### YOUR ASSIGNMENT
In the entries below, filter for the word "KhCoopSqMasks" and copy every matching line.

(Stored items)
..............................

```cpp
template <int MAXKS, int COLS>
__device__ __forceinline__ bool kh_coop_expm_action_sq_ahead(const KhCoopArgs &c, const KhExchange &ex, const KhCoopSqMasks &mk,
                                                             double eps, double eps_next, bool have_next, double &eps_b,
                                                             double &eps_a, const KhCoopFrag &a, cplx (&breg)[MAXKS],
                                                             cplx &state, unsigned int &rid, KhCoopLds &s, int N, int y, int g,
                                                             int row, int col, bool owner_valid, double fre, double fim,
                                                             double dt, int nsub, int m, int tid, int wave, int lane) {
    static_assert(MAXKS % 4 == 0, "quarters");
    const double h = kh_uniform(nsub == 1 ? dt : dt / nsub);
    const double f2h2 = kh_uniform((fre * fre - fim * fim) * h * h);
    const int phases = (m + 1) >> 1;
    const bool series = c.ser_rows != nullptr;
    if (series) {
        const double *grow = c.ser_rows + (size_t)m * KH_Q2_ROWS * 2;
        if (tid < 2 * phases) s.coef[tid] = grow[tid];
        if (tid == 2 * phases) s.coef[tid] = c.ser_c0[m];
        __syncthreads();
    }
    const double *rows = series ? s.coef : nullptr;
    const double c_0 = kh_uniform(series ? s.coef[2 * phases] : 1.0), c_1 = kh_uniform(series ? s.coef[0] : 1.0);
    if (eps_b != eps) {
        const double e1 = eps - eps_b, e2 = e1 * (eps + eps_b);
        kh_coop_reg_axpy<MAXKS>(c.tab[3], e1, g, wave, lane, c.ks, breg, mk.p1);
        kh_coop_reg_axpy<MAXKS>(c.tab[4], e2, g, wave, lane, c.ks, breg, mk.p2);
        eps_b = kh_uniform(eps);
    }
    const auto advance_a = [&]() {
        if (eps_a != eps) {
            kh_coop_axpy_frag<MAXKS>(c.tab[1], eps - eps_a, g, wave, lane, c.ks, a, mk.h1);
            eps_a = kh_uniform(eps);
        }
    };
    const KhCoopRegFrag<MAXKS> bf = {breg, ~0u};
    const KhCoopSrc src1 = kh_coop_frag_src(c.tab[3], g, wave, lane, c.ks);
    constexpr int QS = MAXKS / 4;
    for (int sub = 0; sub < nsub; ++sub) {
        const bool ahead = have_next && sub + 1 == nsub;
        const bool staged = ahead && phases >= 4;
        cplx p1n[MAXKS];
#pragma unroll
        for (int q = 0; q < MAXKS; ++q) p1n[q] = c_make(0.0, 0.0);
        cplx sacc = c_make(h * c_1 * state.x, h * c_1 * state.y);
        state = c_make(c_0 * state.x, c_0 * state.y);
        const auto b_round = [&](int ph, const auto &hook2) {
            const double r2 = rows != nullptr ? rows[2 * ph + 1] : kh_inv_table[2 * ph + 1] * kh_inv_table[2 * ph + 2];
            const double r1n = ph + 1 < phases ? (rows != nullptr ? rows[2 * ph + 2] : kh_inv_table[2 * ph + 3]) : 0.0;
            cplx w;
            kh_coop_round<MAXKS, COLS>(c, ex, rid, y, N, bf, s, tid, wave, lane, w, advance_a, hook2);
            const double c2 = f2h2 * r2, hn = h * r1n;
            if (kh_coop_is_owner<COLS>(tid)) {
                const cplx t2 = c_make(c2 * w.x, c2 * w.y);
                state.x += t2.x;
                state.y += t2.y;
                const bool last = (ph + 1 == phases);
                if (!last) {
                    sacc.x = fma(hn, t2.x, sacc.x);
                    sacc.y = fma(hn, t2.y, sacc.y);
                }
                if (owner_valid) kh_coop_publish<COLS>(c, rid + 1, y, row, col, last ? sacc : t2, c.local != 0);
            }
            ++rid;
        };
        const int plain_rounds = staged ? phases - 4 : phases;
        for (int ph = 0; ph < plain_rounds; ++ph) b_round(ph, KhNoHook());
        if (staged) {
            b_round(phases - 4, [&]() {
#pragma unroll
                for (int j = 0; j < QS; ++j) p1n[0 * QS + j] = src1[(size_t)(0 * QS + j) * 64];
            });
            b_round(phases - 3, [&]() {
#pragma unroll
                for (int j = 0; j < QS; ++j) p1n[1 * QS + j] = src1[(size_t)(1 * QS + j) * 64];
            });
            b_round(phases - 2, [&]() {
#pragma unroll
                for (int j = 0; j < QS; ++j) p1n[2 * QS + j] = src1[(size_t)(2 * QS + j) * 64];
            });
            b_round(phases - 1, [&]() {
#pragma unroll
                for (int j = 0; j < QS; ++j) p1n[3 * QS + j] = src1[(size_t)(3 * QS + j) * 64];
            });
        }
        advance_a();
        if (ahead && !staged) kh_coop_reg_load<MAXKS>(c.tab[3], g, wave, lane, c.ks, p1n, mk.p1);
        const auto advance_b = [&]() {
            if (ahead) {
                const double e1 = eps_next - eps_b, e2 = e1 * (eps_next + eps_b);
#pragma unroll
                for (int q = 0; q < MAXKS; ++q) {
                    breg[q].x = fma(e1, p1n[q].x, breg[q].x);
                    breg[q].y = fma(e1, p1n[q].y, breg[q].y);
                }
                kh_coop_reg_axpy<MAXKS>(c.tab[4], e2, g, wave, lane, c.ks, breg, mk.p2);
                eps_b = kh_uniform(eps_next);
            }
        };
        cplx w;
        kh_coop_round<MAXKS, COLS>(c, ex, rid, y, N, a, s, tid, wave, lane, w, advance_b);
        if (s.abort) return false;
        if (kh_coop_is_owner<COLS>(tid)) {
            const cplx odd = c_mul(c_make(fre, fim), w);
            state.x += odd.x;
            state.y += odd.y;
            if (owner_valid) kh_coop_publish<COLS>(c, rid + 1, y, row, col, state, c.local != 0);
        }
        ++rid;
    }
    return true;
}

__global__ void kh_coop_adj_mask_kernel(const cplx *__restrict__ op , int N, int G,
// ... 93 lines not shown
    const KhCoopFrag a = {(cplx *)s.frag + tid};
    cplx breg[MAXKS];
    double eps_prev = 0.0, eps_a = 0.0;
    const KhCoopSqMasks mk = kh_coop_sq_masks(c, g, wave);
#pragma unroll
    for (int q = 0; q < MAXKS; ++q) breg[q] = c_make(0.0, 0.0);
    for (int step = 0; step < nt - 1; ++step) {
        const int n = direction > 0 ? step : nt - 2 - step;
        if (SQ && step % KH_COOP_REFRESH == 0) {
            kh_coop_sq_restart<MAXKS>(c, mk, g, wave, lane, a, breg, eps_prev);
            eps_a = 0.0;
        }
        double eps[KH_COOP_MAX_L];
        double theta = p.op_norms[0];
#pragma unroll
        for (int l = 0; l < KH_COOP_MAX_L; ++l) {
            eps[l] = 0.0;
            if (l < L) {
                eps[l] = pulses[(size_t)l * (nt - 1) + n];
                theta += fabs(eps[l]) * p.op_norms[1 + l];
            }
        }
        const double dt = p.dt[n];
        int nsub, m;
        kh_degree_lookup(theta * dt, s.deg, p.theta_max, p.inv_theta_max, m_hint, &nsub, &m);
        m_hint = m;
        if constexpr (SQ) {
            const bool have_next = step + 1 < nt - 1;
            const double eps_next = have_next ? pulses[direction > 0 ? n + 1 : n - 1] : 0.0;
            if (!kh_coop_expm_action_sq_ahead<MAXKS, COLS>(c, ex, mk, eps[0], eps_next, have_next, eps_prev, eps_a, a, breg, state,
                                                           rid, s, N, y, g, row, col, owner_valid, p.fre, p.fim, dt, nsub, m, tid,
                                                           wave, lane))
                return;
            rounds += (double)nsub * (((m + 1) >> 1) + 1);
        } else {
            kh_coop_build<MAXKS>(c.fops, eps, L, g, wave, lane, c.ks, a);
            if (!kh_coop_expm_action<MAXKS, COLS>(c, ex, a, state, rid, s, N, y, row, col, owner_valid, p.fre, p.fim, dt,
                                                  nsub, m, tid, wave, lane))
                return;
            rounds += (double)nsub * m;
        }
        if (has_state && store != nullptr) store[((size_t)k * nt + (direction > 0 ? n + 1 : n)) * N + row] = state;
    }
    if (has_state && state_out != nullptr) state_out[(size_t)k * N + row] = state;
    if (g == 0 && tid == 0 && p.stats != nullptr) {
        const int cols = min(c.cols, p.K - y * c.cols);
        atomicAdd(p.stats, rounds * cols);
#ifdef KH_TIMING
        if (y == 0) {
            p.stats[1] = s.tim[0] / rounds + 1e6 * (double)(long long)(s.tim[4] / rounds);
            p.stats[2] = s.tim[1] / rounds + 1e6 * (double)(long long)(100.0 * s.tim[5] / rounds);
            p.stats[3] = s.tim[2] / rounds + 1e6 * (double)(long long)(100.0 * s.tim[6] / rounds);
            p.stats[4] = 0.0;
            p.stats[5] = s.tim[0] / rounds;
            p.stats[6] = p.stats[5] + s.tim[1] / rounds;
            p.stats[7] = p.stats[6] + s.tim[2] / rounds;
            p.stats[8] = p.stats[7] + s.tim[7] / rounds;
            p.stats[9] = p.stats[8] + s.tim[8] / rounds;
            p.stats[10] = p.stats[9] + s.tim[9] / rounds;
            p.stats[11] = s.tim[10] / (nt - 1);
            p.stats[12] = 1.0 + s.local;
            p.stats[13] = 0.0;
        }
#endif
    }
}

// ... 125 lines not shown
            }
#ifdef KH_TIMING
            if (g == 0 && lane == 0 && p.stats != nullptr && y < 16) p.stats[20 + y] += (double)(clock64() - tx0) / (nt - 1);
#endif
#endif
            if (lane == 0) {
#pragma unroll
                for (int l = 0; l < KH_COOP_MAX_L; ++l) s.D[par][l] = D[l];
                s.D[par][KH_COOP_MAX_L] = ok ? 1.0 : 0.0;
            }
        }
        __syncthreads();
        if (s.D[par][KH_COOP_MAX_L] == 0.0) return;
        const double dt = kh_uniform(p.dt[n]);
        double eps[KH_COOP_MAX_L];
        double theta = kh_uniform(p.op_norms[0]);
#pragma unroll
        for (int l = 0; l < KH_COOP_MAX_L; ++l) {
            if (l >= L) break;
            const double d1 = kh_uniform(s.D[par][l]);
            const double stepw = kh_uniform(u.shape[(size_t)l * (nt - 1) + n] / u.lambda[l]);
            eps[l] = kh_uniform(u.guess[(size_t)l * (nt - 1) + n] + stepw * d1);
            g_a_loc[l] = kh_uniform(g_a_loc[l] + stepw * (d1 * d1) * dt);
            theta = kh_uniform(theta + fabs(eps[l]) * p.op_norms[1 + l]);
            if (wg == 0 && tid == 0) u.opt[(size_t)l * (nt - 1) + n] = eps[l];
        }
        int nsub, m;
        kh_degree_lookup(theta * dt, s.deg, p.theta_max, p.inv_theta_max, m_hint, &nsub, &m);
        m_hint = m;
        if constexpr (ADJ) {
            if (!kh_coop_expm_action_sq<MAXKS, COLS>(c, ex, mk, eps[0], eps_prev, a, breg, state, rid, s, N, y, g, row, col,
                                                     owner_valid, p.fre, p.fim, dt, nsub, m, tid, wave, lane, &p1pre))
                return;
            rounds += nsub * (((m + 1) >> 1) + 1);
        } else if constexpr (SQ) {
            if (!kh_coop_expm_action_sq<MAXKS, COLS>(c, ex, mk, eps[0], eps_prev, a, breg, state, rid, s, N, y, g, row, col,
                                                     owner_valid, p.fre, p.fim, dt, nsub, m, tid, wave, lane))
                return;
            rounds += nsub * (((m + 1) >> 1) + 1);
        } else {
            kh_coop_build<MAXKS>(c.fops, eps, L, g, wave, lane, c.ks, a);
            if (!kh_coop_expm_action<MAXKS, COLS>(c, ex, a, state, rid, s, N, y, row, col, owner_valid, p.fre, p.fim, dt,
                                                  nsub, m, tid, wave, lane))
                return;
            rounds += nsub * m;
        }
    }
    if (has_state) {
        u.phi[(size_t)k * N + row] = state;
        if constexpr (SO) u.fw_store[((size_t)k * nt + (nt - 1)) * N + row] = state;
    }
    if (wg == 0 && tid == 0) {
#pragma unroll
        for (int l = 0; l < KH_COOP_MAX_L; ++l)
            if (l < L) u.g_a[l] = g_a_loc[l];
    }
#ifdef KH_TIMING
    if (blockIdx.x == 0 && tid == 0 && p.stats != nullptr) {
        p.stats[28] = s.tim[10] / (nt - 1);
        p.stats[29] = (s.tim[0] + s.tim[1] + s.tim[2] + s.tim[7] + s.tim[8]) / (nt - 1);
        p.stats[30] = s.tim[9] / (nt - 1);
    }
#endif
    if (g == 0 && tid == 0 && p.stats != nullptr) {
        const int cols = min(c.cols, p.K - y * c.cols);
        atomicAdd(p.stats, (double)rounds * cols);
    }
}
```

krotov_amd/csrc/kh_ens.h:

```cpp
#pragma once
#include "kh_tile64.h"

#define KH_ENS_THREADS 512
#define KH_ENS_WAVES 8
#define KH_ENS_MAXCG 8

struct KhEnsArgs {
    const cplx *H0;
    const cplx *H1;
    const double *scale;
};

__host__ __device__ constexpr int kh_ens_np(int ncg) { return ncg == 1 ? 1 : ncg / 2; }
__host__ __device__ constexpr int kh_ens_w(int ncg) { return ncg == 1 ? 1 : 2; }
__host__ __device__ constexpr int kh_ens_buf(int ncg) { return 512 * ncg; }
__host__ inline size_t kh_ens_lds_bytes(int ncg) { return (size_t)2 * kh_ens_buf(ncg) * sizeof(double); }
__host__ inline size_t kh_ens2_lds_bytes(int ncg) {
    return ((size_t)3 * kh_ens_buf(ncg) + (size_t)KH_ENS_WAVES * 32 * 64) * sizeof(double);
}
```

..............................

### SOLUTION TO THIS EXERCISE
__device__ __forceinline__ bool kh_coop_expm_action_sq_ahead(const KhCoopArgs &c, const KhExchange &ex, const KhCoopSqMasks &mk,
    const KhCoopSqMasks mk = kh_coop_sq_masks(c, g, wave);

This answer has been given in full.